# One wax £30 - £40



## Ninja59 (Feb 17, 2009)

Right for valentines my gf has lovingly told me (after some debate and secrets being kept between her and a certain member on here) that she will buying one wax for me  the original idea being dodo SN hybrid

The current choices are the SN hybrid, naviwax dark, bouncers 22, engel,vics concourse or any others 

Help! 

So ideas people I have until Saturday! Haha 





Sent from a fat fingered Jobsian phone user.


----------



## Serious (Mar 19, 2008)

http://www.ebay.co.uk/itm/TOWIE-VAL...irRemoval_RL&hash=item35b884e162#ht_500wt_949

And Bouncers with the change


----------



## Ninja59 (Feb 17, 2009)

Lol git! 


Sent from a fat fingered Jobsian phone user.


----------



## herbiedacious (Sep 27, 2010)

Vics 'cos it matches her hair!


----------



## Ninja59 (Feb 17, 2009)

It's not her anymore mate! My new gf is blonde  


Sent from a fat fingered Jobsian phone user.


----------



## herbiedacious (Sep 27, 2010)

Blonde? SN then! Does she like DucT tape?


----------



## Ninja59 (Feb 17, 2009)

Lol love how your choosing the waxes here or bouncers 22 or naviwax dark


Sent from a fat fingered Jobsian phone user.


----------



## ClioToby (Oct 22, 2009)

Vics Red, AG HD Wax, FK Pink.


----------



## Sawyer (Feb 24, 2011)

Chemical Guys 50/50


----------



## lobotomy (Jun 23, 2006)

I'm wanting to try Naviwax dark next.


----------



## gally (May 25, 2008)

What vehicle mate?

Do you use any glazes at all?


----------



## ronwash (Mar 26, 2011)

Vics councours,nothing will even get close to that.


----------



## gally (May 25, 2008)

ronwash said:


> Vics councours,nothing will even get close to that.


Really? In what way?


----------



## Stephenmoore30 (Dec 23, 2011)

I went for bouncers 22 from a similar choice!
Waiting on delivery so havnt got to try it yet.


----------



## 123quackers (Jan 29, 2009)

AF Soul Wax.... Vic Concours....... R222 100% Carnauba 

Chem Guys 50/50 

plenty out there:thumb:


----------



## Ninja59 (Feb 17, 2009)

gally said:


> What vehicle mate?
> 
> Do you use any glazes at all?


My titanium grey c30 mate 

Glazes I only have bh ATM 

Sent from a fat fingered Jobsian phone user.


----------



## gally (May 25, 2008)

My money would be on some Prima Amigo and some Werkstat Jett for now. Bit of a curve ball.

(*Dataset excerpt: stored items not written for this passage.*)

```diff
diff --git a/cuopt_amd/csrc/kernels_panel.hip b/cuopt_amd/csrc/kernels_panel.hip
--- a/cuopt_amd/csrc/kernels_panel.hip
+++ b/cuopt_amd/csrc/kernels_panel.hip
@@ -399,6 +399,7 @@
   HIP_TRY(hipStreamSynchronize(c->stream));
   dst->v  = PanelView{h.W, h.S, h.any_long ? 1 : 0, row0, tile_ptr, rowptr, rp_base, col, dst->val};
   dst->v.seg = h.seg ? 1 : 0, dst->v.slab_w = h.slab_w, dst->v.sorted = h.sorted ? 1 : 0;
+  dst->v.req_order = !h.seg && cuopt_amd::tune_int("panel_req_order", 1) != 0 ? 1 : 0;
   dst->nent = (int64_t)h.nnz;
   if (!h.own_row.empty()) {
     int32_t *own_row = nullptr, *own_ptr = nullptr;
diff --git a/cuopt_amd/csrc/pdlp_kernels.hpp b/cuopt_amd/csrc/pdlp_kernels.hpp
--- a/cuopt_amd/csrc/pdlp_kernels.hpp
+++ b/cuopt_amd/csrc/pdlp_kernels.hpp
@@ -154,6 +154,7 @@
   const double* __restrict__ dense_add = nullptr;
   int seg = 0, slab_w = 0;
   int sorted = 0;
+  int req_order = 0;
   int NP = 0;
   const int32_t* __restrict__ own_row = nullptr;
   const int32_t* __restrict__ own_ptr = nullptr;
diff --git a/cuopt_amd/csrc/spmv_panel.hpp b/cuopt_amd/csrc/spmv_panel.hpp
--- a/cuopt_amd/csrc/spmv_panel.hpp
+++ b/cuopt_amd/csrc/spmv_panel.hpp
@@ -19,6 +19,28 @@
     va[u] = __builtin_nontemporal_load(P.val + k);
     ja[u] = __builtin_nontemporal_load(P.col + k);
   }
+}
+__device__ __forceinline__ void panel_load_rounds(const PanelView& P, double (&va)[kPanelPer], int (&ja)[kPanelPer], int c0, int c1, int rounds)
+{
+  unsigned ov[kPanelPer], oc[kPanelPer];
+  const int last = c1 - c0 - 1;
+#pragma unroll
+  for (int u = 0; u < kPanelPer; ++u) {
+    int i = (int)threadIdx.x + u * kPanelThreads;
+    i     = i < last ? i : last;
+    ov[u] = (unsigned)i * 8u, oc[u] = (unsigned)i * 4u;
+    asm volatile("" : "+v"(ov[u]), "+v"(oc[u]));
+  }
+  const char* vb = reinterpret_cast<const char*>(P.val + c0);
+  const char* cb = reinterpret_cast<const char*>(P.col + c0);
+#pragma unroll
+  for (int u = 0; u < kPanelPer; ++u)
+    if (u == 0 || u < rounds) {
+      va[u] = __builtin_nontemporal_load(reinterpret_cast<const double*>(vb + ov[u]));
+      ja[u] = __builtin_nontemporal_load(reinterpret_cast<const int*>(cb + oc[u]));
+    } else {
+      va[u] = 0.0, ja[u] = 0;
+    }
 }
 __device__ __forceinline__ void panel_decode(int word, int i, bool sorted, int slab_base, int& col, int& slot)
 {
@@ -265,12 +287,15 @@
   panel_epilogue_partials<Epi>(P, partials, acc, red, w);
 }
 
+constexpr int kPanelRowsLow = 4;
+static_assert(kPanelRowsLow < kPanelRowsPer, "");
 __device__ __forceinline__ void panel_row_sums(const PanelView& P, const unsigned (&ext)[kPanelRowsPer], const double* prod, double* psum,
-                                               int nr, int lo, int hi)
+                                               int nr, int lo, int hi, int slots)
 {
   if (!P.any_long) {
 #pragma unroll
     for (int q = 0; q < kPanelRowsPer; ++q) {
+      if (q == kPanelRowsLow && slots <= kPanelRowsLow) break;
       const int r = threadIdx.x + q * kPanelThreads;
       if (r < nr) {
         int a = (int)(ext[q] & 0xFFFFu), b = (int)(ext[q] >> 16);
@@ -357,19 +382,20 @@
   __syncthreads();
   if (P.own_ptr)
     for (int q = P.own_ptr[w] + (int)threadIdx.x; q < P.own_ptr[w + 1]; q += kPanelThreads) psum[P.own_row[q] - r0] = __longlong_as_double(kPanelNotMine);
+  auto tile = [&](int i) -> int { return __builtin_amdgcn_readfirstlane(tile_s[i]); };
   auto advance = [&](PanelChunk c) -> PanelChunk {
-    if (c.valid && c.c1 < tile_s[c.s + 1]) {
+    if (c.valid && c.c1 < tile(c.s + 1)) {
       c.c0 = c.c1;
-      c.c1 = c.c0 + kPanelChunk < tile_s[c.s + 1] ? c.c0 + kPanelChunk : tile_s[c.s + 1];
+      c.c1 = c.c0 + kPanelChunk < tile(c.s + 1) ? c.c0 + kPanelChunk : tile(c.s + 1);
       return c;
     }
     int s = c.s + 1;
-    while (s < P.S && tile_s[s + 1] == tile_s[s]) ++s;
+    while (s < P.S && tile(s + 1) == tile(s)) ++s;
     c.valid = s < P.S;
     c.s     = s;
     if (c.valid) {
-      c.t0 = c.c0 = tile_s[s];
-      c.c1 = c.c0 + kPanelChunk < tile_s[s + 1] ? c.c0 + kPanelChunk : tile_s[s + 1];
+      c.t0 = c.c0 = tile(s);
+      c.c1 = c.c0 + kPanelChunk < tile(s + 1) ? c.c0 + kPanelChunk : tile(s + 1);
     }
     return c;
   };
@@ -390,43 +416,73 @@
       ext_next[q] = (unsigned)rp_[r_] | ((unsigned)rp_[r_ + 1] << 16);           \
     }                                                                            \
   }
+#define PANEL_EXTENT(q)                                                          \
+  {                                                                              \
+    int r_      = threadIdx.x + (q) * kPanelThreads;                             \
+    r_          = r_ < nr ? r_ : 0;                                              \
+    ext_next[q] = (unsigned)rp_[r_] | ((unsigned)rp_[r_ + 1] << 16);             \
+  }
+#define PANEL_REQUEST_EXT_FIRST(c)                                                                         \
+  if ((c).valid) {                                                                                         \
+    const uint16_t* __restrict__ rp_ = P.rowptr + base_s[(c).s];                                           \
+    _Pragma("unroll") for (int q = 0; q < kPanelRowsLow; ++q) PANEL_EXTENT(q)                              \
+    if (slots > kPanelRowsLow) {                                                                           \
+      _Pragma("unroll") for (int q = kPanelRowsLow; q < kPanelRowsPer; ++q) PANEL_EXTENT(q)                \
+    }                                                                                                      \
+    panel_load_rounds(P, va, ja, (c).c0, (c).c1, PANEL_ROUNDS(c));                                         \
+  }
+  const bool ext_first = P.req_order != 0;
+  const int slots      = ext_first ? (nr + kPanelThreads - 1) / kPanelThreads : kPanelRowsPer;
   PanelChunk none{-1, 0, 0, 0, false};
   PanelChunk nxt = advance(none);
-  PANEL_REQUEST(nxt)
   PanelChunk cur = nxt;
-  if (zon && cur.valid) {
-    uint4 st[kZsPer];
-    panel_zs_load(P, cur.s, st);
-    panel_zs_store(zq, st);
-  }
   constexpr bool kEarly = PanelEarlyOps<Epi>::on;
   [[maybe_unused]] typename PanelEarlyOps<Epi>::type pre[kPanelEpiDepth];
   [[maybe_unused]] int lo_last = 0, hi_last = 0;
-  while (cur.valid) {
-    __syncthreads();
-    if (zon) { PANEL_DISPATCH(PANEL_ROUNDS(cur), PANEL_CALL_PRODUCTS_ZS) }
-    else { PANEL_DISPATCH(PANEL_ROUNDS(cur), PANEL_CALL_PRODUCTS) }
-#pragma unroll
-    for (int q = 0; q < kPanelRowsPer; ++q) ext[q] = ext_next[q];
-    const int lo = cur.c0 - cur.t0, hi = cur.c1 - cur.t0;
-    nxt = advance(cur);
-    if constexpr (kEarly)
-      if (!nxt.valid) {
-        lo_last = lo, hi_last = hi;
-        break;
-      }
-    PANEL_REQUEST(nxt)
-    __syncthreads();
-    if (zon && nxt.valid && nxt.s != cur.s) {
+  auto walk = [&](auto first) __attribute__((always_inline)) {
+    constexpr bool kFirst = decltype(first)::value;
+    if constexpr (kFirst) { PANEL_REQUEST_EXT_FIRST(nxt) }
+    else { PANEL_REQUEST(nxt) }
+    if (zon && cur.valid) {
       uint4 st[kZsPer];
-      panel_zs_load(P, nxt.s, st);
-      panel_row_sums(P, ext, prod, psum, nr, lo, hi);
+      panel_zs_load(P, cur.s, st);
       panel_zs_store(zq, st);
-    } else {
-      panel_row_sums(P, ext, prod, psum, nr, lo, hi);
-    }
-    cur = nxt;
-  }
+    }
+    while (cur.valid) {
+      __syncthreads();
+      if (zon) { PANEL_DISPATCH(PANEL_ROUNDS(cur), PANEL_CALL_PRODUCTS_ZS) }
+      else { PANEL_DISPATCH(PANEL_ROUNDS(cur), PANEL_CALL_PRODUCTS) }
+#pragma unroll
+      for (int q = 0; q < kPanelRowsLow; ++q) ext[q] = ext_next[q];
+      if (!kFirst || slots > kPanelRowsLow) {
+#pragma unroll
+        for (int q = kPanelRowsLow; q < kPanelRowsPer; ++q) ext[q] = ext_next[q];
+      }
+      const int lo = cur.c0 - cur.t0, hi = cur.c1 - cur.t0;
+      nxt = advance(cur);
+      if constexpr (kEarly)
+        if (!nxt.valid) {
+          lo_last = lo, hi_last = hi;
+          break;
+        }
+      if constexpr (kFirst) { PANEL_REQUEST_EXT_FIRST(nxt) }
+      else { PANEL_REQUEST(nxt) }
+      __syncthreads();
+      if (zon && nxt.valid && nxt.s != cur.s) {
+        uint4 st[kZsPer];
+        panel_zs_load(P, nxt.s, st);
+        panel_row_sums(P, ext, prod, psum, nr, lo, hi, slots);
+        panel_zs_store(zq, st);
+      } else {
+        panel_row_sums(P, ext, prod, psum, nr, lo, hi, slots);
+      }
+      cur = nxt;
+    }
+  };
+  if (ext_first) walk(std::true_type{});
+  else walk(std::false_type{});
+#undef PANEL_REQUEST_EXT_FIRST
+#undef PANEL_EXTENT
 #undef PANEL_REQUEST
 #undef PANEL_CALL_PRODUCTS_ZS
 #undef PANEL_CALL_PRODUCTS
@@ -436,7 +492,7 @@
     panel_epilogue_request(epi, pre, r0, nr);
     if (cur.valid) {
       __syncthreads();
-      panel_row_sums(P, ext, prod, psum, nr, lo_last, hi_last);
+      panel_row_sums(P, ext, prod, psum, nr, lo_last, hi_last, slots);
     }
     __syncthreads();
     panel_epilogue_early(P, epi, partials, psum, red, w, r0, nr, &dseg, pre);
```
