# viniciusvidal2/slam-sensor-fusion

Measured on AMD Instinct MI355X. Metric: scans_per_s_200k_scan_vs_10M_map, higher is better.
Workload: dtype f32 points / f64 accumulation

## Files before the change

slam_sensor_fusion_amd/csrc/sf_icp.hip:

```cpp
#include "sf_common.hpp"
#include "sf_nn.hpp"
#include "sf_tile.hpp"
#include "sf_order.hpp"
#include "sf_p2p.hpp"
#include "sf_schedule.hpp"

#include <cfloat>
#include <cstdlib>
#include <cmath>
#include <vector>
#include <mutex>
#include <string>

namespace {

constexpr int BLK = 256;
constexpr int NREC_P2P = 17;
constexpr int NREC_PLANE = 30;
constexpr int REC_STRIDE = 32;

struct IcpState {
    double T[16];
    double rec[REC_STRIDE];
    double fitness, rmse, prev_fitness, prev_rmse;
// ... 454 lines not shown
            }
        }
    }
    return need;
}

struct QueryIn {
    double sx, sy, sz;
    float qx, qy, qz;
    float4 c1, c2;
    float e;
    size_t o;
    bool valid;
};

template <int MODE, bool SHARD>
__device__ __forceinline__ QueryIn query_in(const float *__restrict__ X0x, const float *__restrict__ X0y, const float *__restrict__ X0z, int n, int b, const IcpState *S, float xlo,
                                            float xhi, const uint32_t *__restrict__ own_off, const float4 *__restrict__ qcache, int64_t cache_n, bool cache_live, int slot,
                                            int n_live)
{
    QueryIn q;
    q.sx = q.sy = q.sz = 0.0;
    q.qx = q.qy = q.qz = 0.0f;
    q.c1 = q.c2 = make_float4(0.f, 0.f, 0.f, 0.f);
    q.e = 0.0f;
    q.o = 0;
    q.valid = false;
    if (slot < n_live) {
        const size_t o = SHARD ? (size_t)own_off[b] + (size_t)slot : (size_t)b * n + (size_t)slot;
        q.o = o;
        if (cache_live) {
            q.c1 = qcache[o];
            if (MODE == 2) { q.c2 = qcache[(size_t)cache_n + o]; q.e = q.c2.w; }
            else q.e = reinterpret_cast<const float *>(qcache + (size_t)cache_n)[o];
        }
        const double x0 = X0x[o], y0 = X0y[o], z0 = X0z[o];
        q.sx = S->T[0] * x0 + S->T[1] * y0 + S->T[2] * z0 + S->T[3];
        q.sy = S->T[4] * x0 + S->T[5] * y0 + S->T[6] * z0 + S->T[7];
        q.sz = S->T[8] * x0 + S->T[9] * y0 + S->T[10] * z0 + S->T[11];
        q.qx = (float)q.sx; q.qy = (float)q.sy; q.qz = (float)q.sz;
        q.valid = !SHARD || (q.qx >= xlo && q.qx < xhi);
    }
    return q;
}

__device__ __forceinline__ LanePair make_pair(const QueryIn &q, const sf::NNHit &hit, const float4 &tn)
{
    LanePair P;
    P.sx = q.sx; P.sy = q.sy; P.sz = q.sz;
    P.px = hit.px; P.py = hit.py; P.pz = hit.pz;
    P.tn = tn;
    P.ok = hit.j >= 0;
    return P;
}

template <int MODE>
__device__ __forceinline__ int table_serve(const SfGrid &g, const QueryIn &q, float thr, float m_now, const sf::NNHit &seed, float4 *__restrict__ qcache, int64_t cache_n,
                                            sf::NNHit &hit, float4 &tn)
{
    sf::NNHit th;
    const int stage = sf::nn_research_table(g, q.qx, q.qy, q.qz, thr, seed, th);
    if (stage == 0) return 0;
    const bool same = th.j == seed.j;
    hit = th;
    if (MODE == 2) tn = same ? make_float4(q.c2.x, q.c2.y, q.c2.z, 0.0f) : (th.j >= 0 ? g.nrm[th.j] : make_float4(0.f, 0.f, 0.f, 0.f));
    const float en = fmaxf(sqrtf(th.lb2) * 0.9999f + m_now * 0.999998f - 1.0e-6f, 1.0e-30f);
    if (!same) qcache[q.o] = make_float4(th.px, th.py, th.pz, __int_as_float(th.j));
    if (MODE == 2) qcache[(size_t)cache_n + q.o] = make_float4(tn.x, tn.y, tn.z, en);
    else reinterpret_cast<float *>(qcache + (size_t)cache_n)[q.o] = en;
    return stage;
}

__device__ __forceinline__ void table_count(uint32_t *__restrict__ stats, bool tried, int stage)
{
    const unsigned long long tm = __ballot(tried), sm = __ballot(stage != 0), gm = __ballot(stage == sf::NBR_BY_GAP);
    if ((threadIdx.x & 63) == 0 && tm) {
        uint32_t *sh = stats + NN_STATS_PER * ((blockIdx.x + blockIdx.y * gridDim.x) & (NN_STATS_SHARDS - 1));
        atomicAdd(&sh[2], (uint32_t)__popcll(sm));
        atomicAdd(&sh[3], (uint32_t)__popcll(tm & ~sm));
        atomicAdd(&sh[4], (uint32_t)__popcll(gm));
    }
}
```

Just my opinion. I simply love that combo on Greys.


----------



## great gonzo (Nov 4, 2010)

I think the dodo juice home brew kit would make a great gift, she might even be slightly interested.


----------



## Ninja59 (Feb 17, 2009)

gally said:


> My money would be on some Prima Amigo and some Werkstat Jett for now. Bit of a curve ball.
> 
> Just my opinion. I simply love that combo on Greys.


Already running werkstat on it 

Sent from a fat fingered Jobsian phone user.


----------



## gally (May 25, 2008)

Interesting. 

Definitely pick up some Amigo to add that edge to the finish imo then top.

Why do you want a wax? I find the finish via Werkstat on Greys hard to beat. I love Glasur+Amigo but you're not spending up to that amount.

I do love vics Red, it's a fantastic wax. I've had 3 layers on the car and it really did improve the finish, lots of oils of course that will wash out but for initial aplication it's fantastic.

Petes 50/50 is another one that gets rave reviews.


----------



## ronwash (Mar 26, 2011)

gally said:


> Really? In what way?


looks as a much more expansive Boutique wax,durability also 5-6 month,no problem,nice water behavior.
is that enough??


----------



## PrestigeChris (Nov 17, 2009)

50/50 is good as is concours new one heard lava is good 2? might be just out out price wise but with discount and maybe a contribution?


----------



## gally (May 25, 2008)

5-6 months? With no top ups?

I highly doubt that if it's a daily driver. I love Vics but it can't be called the be all and end all in that market. I think AG HD (the only ag product I actually like) is a fantastic wax, proper 6months+ durability and beads and sheets water for ages.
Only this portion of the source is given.